[The data — start]
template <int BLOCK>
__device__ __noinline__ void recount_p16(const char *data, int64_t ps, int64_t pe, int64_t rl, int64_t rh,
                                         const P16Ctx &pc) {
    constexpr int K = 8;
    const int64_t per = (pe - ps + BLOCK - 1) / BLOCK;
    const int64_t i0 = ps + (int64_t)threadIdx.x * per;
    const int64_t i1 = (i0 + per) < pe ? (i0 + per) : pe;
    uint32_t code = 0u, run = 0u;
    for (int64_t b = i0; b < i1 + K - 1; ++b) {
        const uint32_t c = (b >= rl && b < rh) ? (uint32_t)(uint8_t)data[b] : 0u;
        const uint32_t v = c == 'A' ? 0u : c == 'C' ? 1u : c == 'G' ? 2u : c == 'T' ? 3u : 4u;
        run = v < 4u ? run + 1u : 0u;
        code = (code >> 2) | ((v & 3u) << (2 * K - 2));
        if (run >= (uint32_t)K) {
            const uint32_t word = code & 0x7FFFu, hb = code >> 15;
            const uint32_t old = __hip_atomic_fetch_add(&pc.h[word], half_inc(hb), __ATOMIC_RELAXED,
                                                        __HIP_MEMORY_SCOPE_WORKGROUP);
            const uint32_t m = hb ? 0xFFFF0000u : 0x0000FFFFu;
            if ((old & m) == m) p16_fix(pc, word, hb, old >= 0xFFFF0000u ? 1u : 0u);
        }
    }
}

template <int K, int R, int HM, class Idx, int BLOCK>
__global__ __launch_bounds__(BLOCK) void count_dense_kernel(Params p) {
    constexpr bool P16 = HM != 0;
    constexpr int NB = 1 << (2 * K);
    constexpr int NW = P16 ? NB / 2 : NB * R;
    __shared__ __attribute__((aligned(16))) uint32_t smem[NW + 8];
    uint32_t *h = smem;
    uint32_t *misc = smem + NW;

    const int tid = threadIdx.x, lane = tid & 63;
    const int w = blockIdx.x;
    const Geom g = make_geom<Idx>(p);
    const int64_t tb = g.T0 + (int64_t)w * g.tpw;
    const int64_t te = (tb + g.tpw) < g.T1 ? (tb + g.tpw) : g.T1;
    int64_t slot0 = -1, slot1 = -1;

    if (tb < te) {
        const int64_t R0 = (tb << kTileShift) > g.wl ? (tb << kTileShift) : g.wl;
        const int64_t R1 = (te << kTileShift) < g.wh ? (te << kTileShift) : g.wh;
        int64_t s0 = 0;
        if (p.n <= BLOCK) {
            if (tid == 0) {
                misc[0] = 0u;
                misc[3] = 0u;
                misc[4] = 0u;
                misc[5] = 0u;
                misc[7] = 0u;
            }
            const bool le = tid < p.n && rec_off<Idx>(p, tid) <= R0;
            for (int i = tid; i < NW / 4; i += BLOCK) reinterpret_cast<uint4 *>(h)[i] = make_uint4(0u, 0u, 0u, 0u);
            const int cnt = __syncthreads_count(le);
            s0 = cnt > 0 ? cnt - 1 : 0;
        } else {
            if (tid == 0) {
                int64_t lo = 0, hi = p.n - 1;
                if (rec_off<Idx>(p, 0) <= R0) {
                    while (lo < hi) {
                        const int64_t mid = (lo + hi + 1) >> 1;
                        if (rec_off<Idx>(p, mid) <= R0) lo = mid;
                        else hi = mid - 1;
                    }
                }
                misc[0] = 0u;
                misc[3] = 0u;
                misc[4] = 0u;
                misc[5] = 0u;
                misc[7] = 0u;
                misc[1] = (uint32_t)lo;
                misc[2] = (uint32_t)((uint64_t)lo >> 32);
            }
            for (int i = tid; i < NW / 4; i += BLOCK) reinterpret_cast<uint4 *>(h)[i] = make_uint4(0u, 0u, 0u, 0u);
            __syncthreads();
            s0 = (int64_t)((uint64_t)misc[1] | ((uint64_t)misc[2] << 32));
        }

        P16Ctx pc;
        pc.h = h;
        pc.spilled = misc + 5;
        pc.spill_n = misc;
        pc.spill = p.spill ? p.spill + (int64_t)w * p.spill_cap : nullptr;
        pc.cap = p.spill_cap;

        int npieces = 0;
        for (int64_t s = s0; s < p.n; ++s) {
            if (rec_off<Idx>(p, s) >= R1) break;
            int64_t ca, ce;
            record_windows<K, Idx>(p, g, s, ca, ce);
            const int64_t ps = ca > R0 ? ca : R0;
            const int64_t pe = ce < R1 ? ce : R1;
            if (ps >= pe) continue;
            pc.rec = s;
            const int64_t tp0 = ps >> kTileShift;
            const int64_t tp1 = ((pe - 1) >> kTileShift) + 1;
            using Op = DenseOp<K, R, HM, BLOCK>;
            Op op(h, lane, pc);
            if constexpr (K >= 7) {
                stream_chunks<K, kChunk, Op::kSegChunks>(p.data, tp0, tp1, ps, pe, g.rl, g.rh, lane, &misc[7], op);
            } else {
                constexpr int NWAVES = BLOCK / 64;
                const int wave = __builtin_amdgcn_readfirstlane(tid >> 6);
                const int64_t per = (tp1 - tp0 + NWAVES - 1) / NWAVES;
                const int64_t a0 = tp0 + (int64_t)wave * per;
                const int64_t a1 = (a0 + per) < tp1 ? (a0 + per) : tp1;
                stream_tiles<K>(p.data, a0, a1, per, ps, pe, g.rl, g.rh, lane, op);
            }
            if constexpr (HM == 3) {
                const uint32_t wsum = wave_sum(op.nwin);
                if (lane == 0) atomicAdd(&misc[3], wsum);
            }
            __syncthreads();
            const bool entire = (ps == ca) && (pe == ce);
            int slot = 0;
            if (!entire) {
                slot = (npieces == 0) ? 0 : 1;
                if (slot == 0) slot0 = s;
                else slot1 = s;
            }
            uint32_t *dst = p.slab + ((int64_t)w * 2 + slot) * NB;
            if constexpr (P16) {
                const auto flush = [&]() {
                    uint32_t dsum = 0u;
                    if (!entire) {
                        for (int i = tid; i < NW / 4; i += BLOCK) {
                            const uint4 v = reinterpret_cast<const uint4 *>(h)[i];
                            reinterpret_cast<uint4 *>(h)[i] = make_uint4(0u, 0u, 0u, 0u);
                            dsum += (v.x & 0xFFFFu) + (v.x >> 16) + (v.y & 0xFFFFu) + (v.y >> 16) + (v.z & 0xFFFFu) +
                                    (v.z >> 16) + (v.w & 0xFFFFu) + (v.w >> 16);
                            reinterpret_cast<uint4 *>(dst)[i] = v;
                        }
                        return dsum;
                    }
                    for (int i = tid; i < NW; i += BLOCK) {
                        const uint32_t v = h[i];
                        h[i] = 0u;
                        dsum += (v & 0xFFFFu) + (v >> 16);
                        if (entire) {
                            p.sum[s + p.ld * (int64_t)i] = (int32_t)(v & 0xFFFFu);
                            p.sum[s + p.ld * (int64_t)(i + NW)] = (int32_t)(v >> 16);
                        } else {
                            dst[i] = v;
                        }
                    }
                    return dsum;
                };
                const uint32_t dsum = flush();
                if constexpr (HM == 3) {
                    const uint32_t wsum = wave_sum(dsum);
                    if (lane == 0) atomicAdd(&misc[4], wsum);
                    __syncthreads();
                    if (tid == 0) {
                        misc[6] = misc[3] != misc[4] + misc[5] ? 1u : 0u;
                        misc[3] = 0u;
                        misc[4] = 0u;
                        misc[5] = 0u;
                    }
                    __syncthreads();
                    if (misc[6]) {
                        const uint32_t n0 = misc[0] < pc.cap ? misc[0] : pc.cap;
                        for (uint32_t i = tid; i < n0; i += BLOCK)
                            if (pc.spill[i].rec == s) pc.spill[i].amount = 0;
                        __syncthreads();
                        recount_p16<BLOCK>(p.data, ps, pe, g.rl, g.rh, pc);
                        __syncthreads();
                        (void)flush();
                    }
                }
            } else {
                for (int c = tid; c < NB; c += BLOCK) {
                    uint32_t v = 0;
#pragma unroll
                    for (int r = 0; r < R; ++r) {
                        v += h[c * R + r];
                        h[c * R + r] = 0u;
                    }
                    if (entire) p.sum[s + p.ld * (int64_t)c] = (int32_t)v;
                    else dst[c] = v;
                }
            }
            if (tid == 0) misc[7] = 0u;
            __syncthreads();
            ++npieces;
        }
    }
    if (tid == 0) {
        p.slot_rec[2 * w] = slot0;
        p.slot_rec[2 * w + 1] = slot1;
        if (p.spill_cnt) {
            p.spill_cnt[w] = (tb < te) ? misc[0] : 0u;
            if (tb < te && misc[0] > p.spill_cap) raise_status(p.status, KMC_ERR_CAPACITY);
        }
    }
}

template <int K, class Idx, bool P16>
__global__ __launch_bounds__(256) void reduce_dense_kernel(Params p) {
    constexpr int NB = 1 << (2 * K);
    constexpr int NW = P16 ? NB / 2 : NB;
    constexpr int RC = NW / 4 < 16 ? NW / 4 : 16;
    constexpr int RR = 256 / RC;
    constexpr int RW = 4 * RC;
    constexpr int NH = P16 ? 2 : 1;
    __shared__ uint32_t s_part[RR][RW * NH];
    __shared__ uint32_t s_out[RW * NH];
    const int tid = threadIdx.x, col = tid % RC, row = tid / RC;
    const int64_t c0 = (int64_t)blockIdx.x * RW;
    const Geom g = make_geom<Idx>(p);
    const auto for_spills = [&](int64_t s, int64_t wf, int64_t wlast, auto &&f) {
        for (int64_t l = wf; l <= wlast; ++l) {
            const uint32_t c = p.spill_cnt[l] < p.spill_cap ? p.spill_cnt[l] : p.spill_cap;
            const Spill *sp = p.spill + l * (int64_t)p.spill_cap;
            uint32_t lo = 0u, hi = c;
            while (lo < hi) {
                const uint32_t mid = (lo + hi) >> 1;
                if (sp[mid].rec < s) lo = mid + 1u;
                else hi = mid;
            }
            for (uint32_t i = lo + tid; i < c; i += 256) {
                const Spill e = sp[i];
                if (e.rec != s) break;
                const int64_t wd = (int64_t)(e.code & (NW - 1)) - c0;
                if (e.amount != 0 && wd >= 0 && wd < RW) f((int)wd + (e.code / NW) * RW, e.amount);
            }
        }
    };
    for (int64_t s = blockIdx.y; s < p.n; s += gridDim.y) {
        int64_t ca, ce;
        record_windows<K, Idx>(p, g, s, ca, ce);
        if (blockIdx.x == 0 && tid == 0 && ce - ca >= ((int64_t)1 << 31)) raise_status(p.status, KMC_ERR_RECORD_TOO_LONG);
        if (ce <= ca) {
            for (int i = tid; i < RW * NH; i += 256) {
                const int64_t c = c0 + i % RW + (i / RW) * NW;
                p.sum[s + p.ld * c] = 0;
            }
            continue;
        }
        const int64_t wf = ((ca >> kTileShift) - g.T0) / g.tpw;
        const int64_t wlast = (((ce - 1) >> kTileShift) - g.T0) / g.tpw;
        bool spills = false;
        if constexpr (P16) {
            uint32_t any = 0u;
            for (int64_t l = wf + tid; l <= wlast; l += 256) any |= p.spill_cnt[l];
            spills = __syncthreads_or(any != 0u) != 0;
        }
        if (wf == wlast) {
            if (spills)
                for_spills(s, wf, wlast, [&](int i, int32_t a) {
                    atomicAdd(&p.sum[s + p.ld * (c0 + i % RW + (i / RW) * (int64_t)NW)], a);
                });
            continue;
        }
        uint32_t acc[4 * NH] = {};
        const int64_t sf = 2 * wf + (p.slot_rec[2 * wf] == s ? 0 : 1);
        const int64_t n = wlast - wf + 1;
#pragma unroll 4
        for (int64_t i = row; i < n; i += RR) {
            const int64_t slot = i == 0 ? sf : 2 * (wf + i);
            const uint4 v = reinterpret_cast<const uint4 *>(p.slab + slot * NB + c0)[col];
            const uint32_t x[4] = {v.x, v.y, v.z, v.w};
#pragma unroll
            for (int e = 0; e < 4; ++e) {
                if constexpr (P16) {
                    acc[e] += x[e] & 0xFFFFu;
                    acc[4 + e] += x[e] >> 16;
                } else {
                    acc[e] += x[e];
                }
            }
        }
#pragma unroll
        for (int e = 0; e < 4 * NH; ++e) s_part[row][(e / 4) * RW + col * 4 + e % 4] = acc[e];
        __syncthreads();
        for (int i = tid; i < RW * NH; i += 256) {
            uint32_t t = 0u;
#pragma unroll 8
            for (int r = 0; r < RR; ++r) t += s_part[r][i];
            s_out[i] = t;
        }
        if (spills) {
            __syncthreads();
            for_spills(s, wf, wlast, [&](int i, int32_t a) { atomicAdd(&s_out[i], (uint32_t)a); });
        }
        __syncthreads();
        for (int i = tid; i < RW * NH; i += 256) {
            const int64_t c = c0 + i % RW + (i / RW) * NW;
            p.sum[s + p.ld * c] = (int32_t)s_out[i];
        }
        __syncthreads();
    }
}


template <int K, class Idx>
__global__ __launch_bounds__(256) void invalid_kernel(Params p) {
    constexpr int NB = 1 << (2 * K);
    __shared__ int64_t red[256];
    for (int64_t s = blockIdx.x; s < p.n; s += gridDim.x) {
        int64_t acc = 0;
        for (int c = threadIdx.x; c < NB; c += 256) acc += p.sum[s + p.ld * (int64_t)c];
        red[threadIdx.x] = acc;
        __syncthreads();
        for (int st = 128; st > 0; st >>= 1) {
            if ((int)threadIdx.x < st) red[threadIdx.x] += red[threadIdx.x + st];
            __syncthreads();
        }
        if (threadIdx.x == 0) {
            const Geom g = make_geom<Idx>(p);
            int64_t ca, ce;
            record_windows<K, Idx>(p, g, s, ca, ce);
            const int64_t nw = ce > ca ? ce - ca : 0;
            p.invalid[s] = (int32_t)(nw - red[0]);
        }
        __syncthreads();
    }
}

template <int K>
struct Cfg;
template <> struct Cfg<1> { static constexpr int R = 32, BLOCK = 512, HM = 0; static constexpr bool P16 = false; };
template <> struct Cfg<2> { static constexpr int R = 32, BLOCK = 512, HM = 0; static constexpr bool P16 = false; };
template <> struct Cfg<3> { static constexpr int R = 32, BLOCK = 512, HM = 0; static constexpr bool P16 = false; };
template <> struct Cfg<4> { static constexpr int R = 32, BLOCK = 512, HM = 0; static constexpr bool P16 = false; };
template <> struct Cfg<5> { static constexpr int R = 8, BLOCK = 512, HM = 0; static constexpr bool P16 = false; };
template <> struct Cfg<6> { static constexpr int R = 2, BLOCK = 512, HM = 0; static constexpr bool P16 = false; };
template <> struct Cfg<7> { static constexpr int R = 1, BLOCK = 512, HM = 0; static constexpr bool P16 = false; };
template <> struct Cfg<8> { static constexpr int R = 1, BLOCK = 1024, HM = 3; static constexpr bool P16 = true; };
[The data — finish]
[The data — start]
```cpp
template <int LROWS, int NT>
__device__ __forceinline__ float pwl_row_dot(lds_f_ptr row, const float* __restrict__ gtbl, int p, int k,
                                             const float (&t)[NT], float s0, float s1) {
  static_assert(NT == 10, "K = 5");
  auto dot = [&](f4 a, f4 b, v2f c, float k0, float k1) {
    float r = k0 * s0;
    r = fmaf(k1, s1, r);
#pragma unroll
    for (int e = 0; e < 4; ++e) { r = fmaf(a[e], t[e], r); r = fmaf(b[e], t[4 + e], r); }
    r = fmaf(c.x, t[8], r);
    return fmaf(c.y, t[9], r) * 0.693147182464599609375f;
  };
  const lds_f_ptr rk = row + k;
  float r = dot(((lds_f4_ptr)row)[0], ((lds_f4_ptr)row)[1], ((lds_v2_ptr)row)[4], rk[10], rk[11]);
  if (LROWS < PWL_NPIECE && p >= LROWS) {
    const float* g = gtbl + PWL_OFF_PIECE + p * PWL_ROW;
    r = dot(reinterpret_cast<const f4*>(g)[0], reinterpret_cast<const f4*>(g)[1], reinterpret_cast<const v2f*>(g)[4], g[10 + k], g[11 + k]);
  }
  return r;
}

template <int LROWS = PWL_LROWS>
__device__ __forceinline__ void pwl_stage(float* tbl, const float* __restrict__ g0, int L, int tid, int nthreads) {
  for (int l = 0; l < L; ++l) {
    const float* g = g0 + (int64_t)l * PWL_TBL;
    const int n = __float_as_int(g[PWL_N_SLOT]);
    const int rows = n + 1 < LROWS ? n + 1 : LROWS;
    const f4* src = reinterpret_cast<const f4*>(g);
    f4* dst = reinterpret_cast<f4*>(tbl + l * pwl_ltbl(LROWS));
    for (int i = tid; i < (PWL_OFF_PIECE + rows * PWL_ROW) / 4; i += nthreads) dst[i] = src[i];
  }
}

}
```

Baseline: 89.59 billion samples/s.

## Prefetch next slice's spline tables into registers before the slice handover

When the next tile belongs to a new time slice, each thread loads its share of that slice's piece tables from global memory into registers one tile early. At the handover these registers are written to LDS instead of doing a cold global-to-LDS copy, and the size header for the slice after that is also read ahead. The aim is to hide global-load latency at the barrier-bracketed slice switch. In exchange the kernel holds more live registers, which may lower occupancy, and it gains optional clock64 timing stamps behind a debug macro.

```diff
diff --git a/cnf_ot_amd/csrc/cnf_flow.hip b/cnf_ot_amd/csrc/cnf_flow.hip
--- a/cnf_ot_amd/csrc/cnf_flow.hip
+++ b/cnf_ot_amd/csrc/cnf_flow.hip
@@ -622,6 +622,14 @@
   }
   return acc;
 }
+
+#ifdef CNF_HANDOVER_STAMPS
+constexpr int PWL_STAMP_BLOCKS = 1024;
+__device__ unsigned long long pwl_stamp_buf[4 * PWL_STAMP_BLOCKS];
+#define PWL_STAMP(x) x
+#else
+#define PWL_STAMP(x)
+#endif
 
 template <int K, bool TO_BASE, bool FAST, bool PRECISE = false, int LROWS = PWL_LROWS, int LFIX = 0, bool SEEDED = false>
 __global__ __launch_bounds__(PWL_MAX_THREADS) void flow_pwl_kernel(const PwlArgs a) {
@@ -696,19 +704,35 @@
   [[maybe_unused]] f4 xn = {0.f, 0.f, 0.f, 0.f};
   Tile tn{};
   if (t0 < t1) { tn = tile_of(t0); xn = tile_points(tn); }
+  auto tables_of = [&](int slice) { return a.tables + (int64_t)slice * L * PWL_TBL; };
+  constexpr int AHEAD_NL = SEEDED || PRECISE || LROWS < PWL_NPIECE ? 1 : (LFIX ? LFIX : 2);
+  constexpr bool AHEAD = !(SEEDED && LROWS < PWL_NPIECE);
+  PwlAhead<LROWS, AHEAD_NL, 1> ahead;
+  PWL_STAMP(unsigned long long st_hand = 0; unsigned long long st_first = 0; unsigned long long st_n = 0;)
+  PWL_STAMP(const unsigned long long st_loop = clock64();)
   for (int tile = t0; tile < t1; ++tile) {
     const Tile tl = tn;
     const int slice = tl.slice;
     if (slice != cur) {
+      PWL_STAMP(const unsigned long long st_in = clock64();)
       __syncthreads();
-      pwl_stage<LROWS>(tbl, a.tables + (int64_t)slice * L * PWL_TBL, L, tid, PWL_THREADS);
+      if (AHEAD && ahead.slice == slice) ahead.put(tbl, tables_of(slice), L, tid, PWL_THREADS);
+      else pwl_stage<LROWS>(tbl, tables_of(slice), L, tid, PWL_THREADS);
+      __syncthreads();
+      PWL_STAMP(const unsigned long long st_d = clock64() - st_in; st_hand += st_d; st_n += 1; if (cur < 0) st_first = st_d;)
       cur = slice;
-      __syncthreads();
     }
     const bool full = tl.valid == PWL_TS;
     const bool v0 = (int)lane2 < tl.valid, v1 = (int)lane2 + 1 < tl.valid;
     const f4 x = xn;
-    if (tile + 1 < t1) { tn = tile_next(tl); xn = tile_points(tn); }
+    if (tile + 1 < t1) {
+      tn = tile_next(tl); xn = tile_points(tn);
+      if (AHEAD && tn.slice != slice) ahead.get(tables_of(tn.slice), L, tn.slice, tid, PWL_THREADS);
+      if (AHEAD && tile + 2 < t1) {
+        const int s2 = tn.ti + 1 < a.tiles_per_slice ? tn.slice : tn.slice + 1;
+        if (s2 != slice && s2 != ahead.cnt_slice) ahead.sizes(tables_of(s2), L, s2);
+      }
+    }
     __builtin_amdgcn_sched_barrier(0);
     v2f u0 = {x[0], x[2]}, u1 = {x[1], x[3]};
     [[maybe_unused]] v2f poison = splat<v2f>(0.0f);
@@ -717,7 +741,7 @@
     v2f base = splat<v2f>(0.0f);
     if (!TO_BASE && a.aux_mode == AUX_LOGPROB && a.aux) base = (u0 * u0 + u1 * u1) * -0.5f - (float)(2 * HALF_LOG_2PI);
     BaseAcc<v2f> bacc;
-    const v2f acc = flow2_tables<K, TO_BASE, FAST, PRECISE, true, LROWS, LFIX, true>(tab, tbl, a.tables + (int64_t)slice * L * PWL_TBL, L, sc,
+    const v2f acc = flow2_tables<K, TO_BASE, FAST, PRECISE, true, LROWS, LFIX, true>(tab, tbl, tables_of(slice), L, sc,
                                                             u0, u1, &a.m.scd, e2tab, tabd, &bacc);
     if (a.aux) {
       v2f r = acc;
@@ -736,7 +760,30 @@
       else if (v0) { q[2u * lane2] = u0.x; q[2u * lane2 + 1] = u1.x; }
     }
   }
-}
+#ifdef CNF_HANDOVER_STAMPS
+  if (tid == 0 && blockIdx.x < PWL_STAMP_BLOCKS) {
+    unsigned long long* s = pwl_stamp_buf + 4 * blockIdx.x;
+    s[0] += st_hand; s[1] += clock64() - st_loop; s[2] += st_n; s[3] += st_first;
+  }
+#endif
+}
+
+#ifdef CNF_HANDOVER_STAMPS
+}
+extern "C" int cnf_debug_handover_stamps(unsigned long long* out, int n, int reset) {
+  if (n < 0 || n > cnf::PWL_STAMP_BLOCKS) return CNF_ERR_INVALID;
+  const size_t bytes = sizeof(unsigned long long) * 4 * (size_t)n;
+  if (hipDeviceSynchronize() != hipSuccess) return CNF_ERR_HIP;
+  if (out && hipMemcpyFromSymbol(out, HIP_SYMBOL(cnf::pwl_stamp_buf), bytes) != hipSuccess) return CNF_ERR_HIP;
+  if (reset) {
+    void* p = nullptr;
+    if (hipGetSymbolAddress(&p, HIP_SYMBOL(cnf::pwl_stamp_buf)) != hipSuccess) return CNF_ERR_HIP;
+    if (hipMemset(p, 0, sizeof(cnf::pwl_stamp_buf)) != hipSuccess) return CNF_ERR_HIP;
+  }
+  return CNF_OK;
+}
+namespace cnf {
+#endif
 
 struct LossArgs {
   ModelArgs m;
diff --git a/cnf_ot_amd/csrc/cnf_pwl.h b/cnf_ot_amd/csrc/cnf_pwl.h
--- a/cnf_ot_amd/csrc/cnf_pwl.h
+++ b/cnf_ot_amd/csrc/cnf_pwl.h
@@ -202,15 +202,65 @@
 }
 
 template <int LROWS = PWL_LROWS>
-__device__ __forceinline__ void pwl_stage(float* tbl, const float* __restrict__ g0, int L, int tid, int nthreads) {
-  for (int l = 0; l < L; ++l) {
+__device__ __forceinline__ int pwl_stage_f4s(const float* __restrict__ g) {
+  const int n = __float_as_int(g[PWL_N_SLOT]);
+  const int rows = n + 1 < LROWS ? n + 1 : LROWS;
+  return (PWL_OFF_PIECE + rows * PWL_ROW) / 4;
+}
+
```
[The data — finish]
Nothing but a number should be written: how many lines of the preceding listing contain "npieces".

[Finished task]
3